OK, the obvious question raised by all this, that I thought of as soon as I heard it: why wouldn't Bush have trumpeted this sacrifice during his first term? Sure, he didn't bring it up, and it might have been awkward if he had. But considering that, back in 2003, he had Jeff Gannon operating within the White House press room, and undoubtedly had other ways (Fox News, perhaps?) to get softball questions lobbed to him that he could knock out of the park, it seems that he had every opportunity to advertise this "sacrifice" back when it could have helped him, when he was running for re(?)-election in 2004. But that didn't happen. And I found myself wondering--why? Why are we just hearing about this now, after five years?

Well, there's an easy answer, one I first heard about from Keith Olbermann in his special comment from last night's episode of "Countdown": Bush was lying. First, by saying that his decision to stop playing golf happened in the wake of the De Mello killing: there's ample reportage to indicate that he played golf at least twice after the De Mello killing, as recently as Oct. 13, 2003, two months later. And the second part of the answer is even more damning. Olbermann mentioned it, and Al Kamen of the Washington Post confirms it: In late 2003, President Bush was plagued by a persistent knee injury that forced him to undergo surgery, after which he had to permanently give up running. No one can be absolutely sure that his post-surgery recovery program also forced him to give up golf, but considering that the De Mello-related explanation has been proven incorrect, and that only two months separate Bush's last recorded golf game and that knee surgery, it's entirely possible that this was the culprit. Furthermore, as has been pointed out in many places, Bush's commitment to solidarity with the troops has not stopped him from taking more vacation time than any other president in U.S. history. So obviously, it's not just his concern for the troops that keeps him from playing golf. After all, once he's on vacation, who cares what exactly he's doing with it? Is sitting in the afternoon sun drinking a mint julep on the veranda in Crawford (not that I can prove Bush has ever done THAT either) somehow easier for the mother of a deceased veteran to see?

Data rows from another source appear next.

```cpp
__device__ __forceinline__ int column_slot(int c16) { return c16 < 4 ? 8 + c16 : (c16 < 12 ? c16 - 4 : c16); }
struct PixelOrder {
    int strips;
    int n_full;
    int full_w;
    FastDiv d_h8, d_rem, d_w;
    PixelOrder() : strips(0), n_full(0), full_w(0) {}
    PixelOrder(int H, int W, bool use_strips) : strips(use_strips ? 1 : 0), n_full(H * 8 * (W / 8)), full_w(8 * (W / 8)) {
        d_h8 = FastDiv((uint32_t)(H * 8));
        d_rem = FastDiv((uint32_t)(W % 8 ? W % 8 : 1));
        d_w = FastDiv((uint32_t)W);
    }
    __device__ __forceinline__ void map(int n, int& y, int& x) const {
        uint32_t a, b;
        if (!strips) {
            d_w.divmod((uint32_t)n, a, b);
            y = (int)a; x = (int)b;
        } else if (n < n_full) {
            d_h8.divmod((uint32_t)n, a, b);
            y = (int)(b >> 3); x = (int)(a * 8 + (b & 7));
        } else {
            d_rem.divmod((uint32_t)(n - n_full), a, b);
            y = (int)a; x = full_w + (int)b;
        }
    }
};

struct ConvImgParams {
    ConvGeom g;
    MatSrc W;
    const float* in;
    FrameSrc fs;
    const float *bias, *gamma, *beta;
    float scale;
    float* act;
    float* z;
    int n_img, z_img;
    int tiles_per_img;
    int R, Wp;
    int PP;
    int plane_elems;
    int ablate;
    FastDiv d_chunk, d_Wp, d_R;
    PixelOrder order;
    long long* stamps;
};

template <int MT, int PASSES, bool U8>
struct ConvImgTraits {
    static constexpr int BM = MT * 16;
    static constexpr int A_PLANES = PASSES >= 2 ? 2 : 1;
    static constexpr int B_PLANES = (PASSES >= 3) ? 2 : 1;
    struct GA {
        static constexpr int PITCH = 48;
        static constexpr int ELEMS = BM * PITCH;
        static constexpr int CHUNKS = BM * (GEMM_BK / 8);
    };
    static constexpr int A_STAGE = A_PLANES * GA::ELEMS;
};

__device__ __forceinline__ void xcd_image_tile(int wg, int n_img, int T, int& j, int& tile) {
    const int full = (n_img / 8) * 8 * T;
    if (T > 1 && wg < full) {
        const int grp = wg / (8 * T), r = wg - grp * 8 * T;
        j = grp * 8 + (r & 7);
        tile = r >> 3;
    } else {
        j = wg / T;
        tile = wg - j * T;
    }
}

template <int NTHR, int PLANES, int BATCH>
__device__ __forceinline__ void fill_image_s8(__bf16* img, int plane_elems, const float* src, int H, int W, int C, int y0, int x0,
                                              int Rl, int Wl, int PP, int tid, const FastDiv& d_cpp, const FastDiv& d_Wl) {
    const int cpp = C >> 3, n_chunks = Rl * Wl * cpp;
    uint32_t pix_u, cc_u, lr_u, xl_u;
    d_cpp.divmod((uint32_t)tid, pix_u, cc_u);
    d_Wl.divmod(pix_u, lr_u, xl_u);
    int cc = (int)cc_u, lr = (int)lr_u, xl = (int)xl_u, pix = (int)pix_u;
    uint32_t dpix_u, dcc_u, dpy_u, dpx_u;
    d_cpp.divmod((uint32_t)NTHR, dpix_u, dcc_u);
    d_Wl.divmod(dpix_u, dpy_u, dpx_u);
    const int dpix = (int)dpix_u, dcc = (int)dcc_u, dpy = (int)dpy_u, dpx = (int)dpx_u;
    for (int c0 = tid; c0 - tid < n_chunks; ) {
        float v[BATCH][8];
        int dst[BATCH];
#pragma unroll
        for (int u = 0; u < BATCH; ++u) {
            const bool on = c0 < n_chunks;
            const int iy = y0 + lr, ix = x0 + xl;
            const bool ok = on && iy >= 0 && iy < H && ix >= 0 && ix < W;
            load8_aligned(ok ? src + ((iy * W + ix) * C + cc * 8) : zero_chunk(), v[u]);
            dst[u] = on ? pix * PP + cc * 8 : -1;
            c0 += NTHR;
            cc += dcc;
            const int carry_c = cc >= cpp ? 1 : 0;
            cc -= carry_c ? cpp : 0;
            pix += dpix + carry_c;
            xl += dpx + carry_c;
            lr += dpy;
            const int carry_x = xl >= Wl ? 1 : 0;
            xl -= carry_x ? Wl : 0;
            lr += carry_x;
        }
#pragma unroll
        for (int u = 0; u < BATCH; ++u) {
            bf16x8 hi, lo;
            if constexpr (PLANES >= 2) {
                s8_unpack(v[u], hi, lo);
                if (dst[u] >= 0) *reinterpret_cast<bf16x8*>(img + plane_elems + dst[u]) = lo;
            } else {
                s8_unpack_hi(v[u], hi);
            }
            if (dst[u] >= 0) *reinterpret_cast<bf16x8*>(img + dst[u]) = hi;
        }
    }
}

template <int N>
struct ImagePrefetch {
    float v[N][8];
    int dst[N];
};
template <int NTHR, int N>
__device__ __forceinline__ void request_image_s8(ImagePrefetch<N>& r, const float* src, int H, int W, int C, int y0, int x0, int Rl, int Wl,
                                                 int PP, int tid, const FastDiv& d_cpp, const FastDiv& d_Wl) {
    const int cpp = C >> 3, n_chunks = Rl * Wl * cpp;
    uint32_t pix_u, cc_u, lr_u, xl_u;
    d_cpp.divmod((uint32_t)tid, pix_u, cc_u);
    d_Wl.divmod(pix_u, lr_u, xl_u);
    int cc = (int)cc_u, lr = (int)lr_u, xl = (int)xl_u, pix = (int)pix_u;
    uint32_t dpix_u, dcc_u, dpy_u, dpx_u;
    d_cpp.divmod((uint32_t)NTHR, dpix_u, dcc_u);
    d_Wl.divmod(dpix_u, dpy_u, dpx_u);
    const int dpix = (int)dpix_u, dcc = (int)dcc_u, dpy = (int)dpy_u, dpx = (int)dpx_u;
    int c0 = tid;
#pragma unroll
    for (int u = 0; u < N; ++u) {
        const bool on = c0 < n_chunks;
        const int iy = y0 + lr, ix = x0 + xl;
        const bool ok = on && iy >= 0 && iy < H && ix >= 0 && ix < W;
        load8_aligned(ok ? src + ((iy * W + ix) * C + cc * 8) : zero_chunk(), r.v[u]);
        r.dst[u] = on ? pix * PP + cc * 8 : -1;
        c0 += NTHR;
        cc += dcc;
        const int carry_c = cc >= cpp ? 1 : 0;
        cc -= carry_c ? cpp : 0;
        pix += dpix + carry_c;
        xl += dpx + carry_c;
        lr += dpy;
        const int carry_x = xl >= Wl ? 1 : 0;
        xl -= carry_x ? Wl : 0;
        lr += carry_x;
    }
}
template <int PLANES, int N>
__device__ __forceinline__ void commit_image_s8(__bf16* img, int plane_elems, const ImagePrefetch<N>& r) {
#pragma unroll
    for (int u = 0; u < N; ++u) {
        bf16x8 hi, lo;
        if constexpr (PLANES >= 2) {
            s8_unpack(r.v[u], hi, lo);
            if (r.dst[u] >= 0) *reinterpret_cast<bf16x8*>(img + plane_elems + r.dst[u]) = lo;
        } else {
            s8_unpack_hi(r.v[u], hi);
        }
        if (r.dst[u] >= 0) *reinterpret_cast<bf16x8*>(img + r.dst[u]) = hi;
    }
}

template <int NTHR, int STACK_MAX = 4>
__device__ __forceinline__ void fill_frames_u8(__bf16* img, const FrameSrc& fs, int j, int row_base, int x0, int R, int Wp, int tid,
                                               const FastDiv& d_cpr) {
    constexpr int PB = 2;
    const int cpr = Wp / 8, per_plane = R * cpr, plane = R * Wp;
    const uint8_t* base[STACK_MAX];
#pragma unroll
    for (int c = 0; c < STACK_MAX; ++c) {
        const int id = c < fs.stack ? fs.frame_id(j, c) : -1;
        base[c] = id >= 0 ? fs.frames + (int64_t)id * fs.stride : nullptr;
    }
    const uint8_t* zeros = reinterpret_cast<const uint8_t*>(zero_chunk());
    for (int pb = 0; pb < per_plane; pb += NTHR * PB) {
        unsigned long long raw[PB][STACK_MAX];
        int sh[PB], dst[PB];
#pragma unroll
        for (int k = 0; k < PB; ++k) {
            const int pos = pb + k * NTHR + tid;
            const bool on = pos < per_plane;
            uint32_t lr, cx;
            d_cpr.divmod((uint32_t)(on ? pos : 0), lr, cx);
            const int iy = row_base + (int)lr, ix0 = (int)cx * 8 + x0;
            const bool ok = on && iy >= 0 && iy < fs.H && ix0 > -8 && ix0 < fs.W;
            const int ixc = min(max(ix0, 0), fs.W - 8);
            const int off = iy * fs.W + ixc;
            sh[k] = ix0 - ixc;
            dst[k] = on ? (int)lr * Wp + (int)cx * 8 : -1;
// ... 1092 lines not shown
```

is-dqn_amd/csrc/conv_u8_pair.h:

```cpp
#pragma once
#include "conv_img.h"

namespace isdqn {

constexpr int U8P_PB = 2;
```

So the question remains, why would Bush say the whole thing in the first place? After all, the fact that he either didn't remember when he stopped golfing or remembered but chose to lie about it should indicate that it wasn't an incredibly planned-out response. And knowing how Bush typically operates--not in a smart way, but definitely in a manner that indicates a certain amount of animal cunning--I'm thinking he just got a surprising question and decided to think on his feet and come up with a way to spin the answer in his favor. It could have worked, too, if it weren't for those pesky, meddling AP cameras. Makes you wonder how many other times he's done this same sort of revisionist history on other actions and motivations of his at other points during his presidency.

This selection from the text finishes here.